I wouldn't be shocked if the revelation of "holy shit no one can file for unemployment" drove such an investment. I honestly think the next generation of politicians should take a page from product owners by isolate some shitty process that they'd have jurisdiction over, and finding some way to automate it. Bonus points if it's right before a watershed moment- imagine if someone had considered the problem you described prior to the coronavirus epidemic.

I mean, you can tell the numbers are extremely inaccurate via just a simple, cursory glance at the report.

Pennsylvania reported 378k claims.

California reported... 186k claims.

Yesterday, California's governor said they've received more than 1 million claims since March 13th (so, over a 12 day period from the 13th to the 25th). This DOL report covers March 14th through the 21st.

Are we to believe that the remaining 800k+ people all filed on March 13th, or March 22nd through the 25th?

But there's more. Utah reported an increase of only 9 claims compared to the week before. They went from 1,305 to 1,314.

Then, New York, where more than half of Covid-19 cases in the US are, reported only 80k?

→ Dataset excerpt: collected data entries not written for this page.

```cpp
struct EpiNone {
    struct Col {};
    __device__ __forceinline__ Col col(int n) const { return Col{}; }
    __device__ __forceinline__ float apply(float acc, const Col& c, int m, int n) const { return acc; }
    struct Col4 {};
    __device__ __forceinline__ Col4 col4(int n0) const { return Col4{}; }
    static constexpr bool HAS_RES = false;
    __device__ __forceinline__ f32x4 res4(int m, int n0) const { return f32x4{0.f, 0.f, 0.f, 0.f}; }
    __device__ __forceinline__ f32x4 apply4(f32x4 acc, const Col4& c, f32x4 res, int m, int n0) const { return acc; }
};
struct EpiAccum {
    const float* R;
    long ldr;
    struct Col {};
    __device__ __forceinline__ Col col(int n) const { return Col{}; }
    __device__ __forceinline__ float apply(float acc, const Col& c, int m, int n) const { return acc + R[(long)m * ldr + n]; }
    struct Col4 {};
    __device__ __forceinline__ Col4 col4(int n0) const { return Col4{}; }
    static constexpr bool HAS_RES = true;
    __device__ __forceinline__ f32x4 res4(int m, int n0) const { return *(const f32x4*)(R + (long)m * ldr + n0); }
    __device__ __forceinline__ f32x4 apply4(f32x4 acc, const Col4& c, f32x4 res, int m, int n0) const { return acc + res; }
};
struct EpiBiasGeluSave {
    SegVec bias;
    float* Z;
    long ldz;
    struct Col { float b; };
    __device__ __forceinline__ Col col(int n) const { return Col{bias.at(n)}; }
    __device__ __forceinline__ float apply(float acc, const Col& c, int m, int n) const {
        const float x = acc + c.b;
        Z[(long)m * ldz + n] = x;
        return gelu_erf(x);
    }
    struct Col4 { f32x4 b; };
    __device__ __forceinline__ Col4 col4(int n0) const { return Col4{bias.at4(n0)}; }
    static constexpr bool HAS_RES = false;
    __device__ __forceinline__ f32x4 res4(int m, int n0) const { return f32x4{0.f, 0.f, 0.f, 0.f}; }
    __device__ __forceinline__ f32x4 apply4(f32x4 acc, const Col4& c, f32x4 res, int m, int n0) const {
        const f32x4 x = acc + c.b;
        *(f32x4*)(Z + (long)m * ldz + n0) = x;
        f32x4 o;
#pragma unroll
        for (int i = 0; i < 4; ++i) o[i] = gelu_erf(x[i]);
        return o;
    }
};
struct EpiGeluGrad {
    const float* Z;
    long ldz;
    __device__ __forceinline__ static float dgelu(float z) {
        return dgelu_erf(z);
    }
// ... 664 lines not shown
```

egotap_amd/csrc/gemm_f32_dma.h:

```cpp
#pragma once
#include <type_traits>
#include "gemm_f32.h"
#include "lds_dma.h"

struct DmaF32Cfg {
    static constexpr int BM = 256, BN = 256, BK = 16, WM = 4, WN = 2, THREADS = 512, NS = 4, TM = 2, TN = 4;
    static constexpr int ROWB = 64;
    static constexpr int STAGE = (BM + BN) * ROWB;
    static constexpr int ELD = 36, EPATCH = 16 * ELD * 4;
    static constexpr int LDS_BYTES = NS * STAGE + (THREADS / 64) * EPATCH;
    static_assert(LDS_BYTES <= 160 * 1024, "LDS budget");
};
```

As of 3/21. Lockdown in California began in the evening of 3/19. Still not enough time for the numbers to react.
"Are we to believe that the remaining 800k+ people all filed on March 13th, or March 22nd through the 25th?"

I could believe it over the 22-25 stretch.

Especially since "filed" may here mean when the paperwork was finally able to snake its way into some particular system.
They also tend to have some... interesting features dictated by the state UI office. When I'd applied in Wisconsin about 6 years back the site stopped accepting form submissions outside business hours.

I assume some less computer-literate higher up thought that someone needed to be around to actually accept the form, same as in-person submissions.

I confirmed that the state's unemployment website has slowed to a crawl (if it is working at all).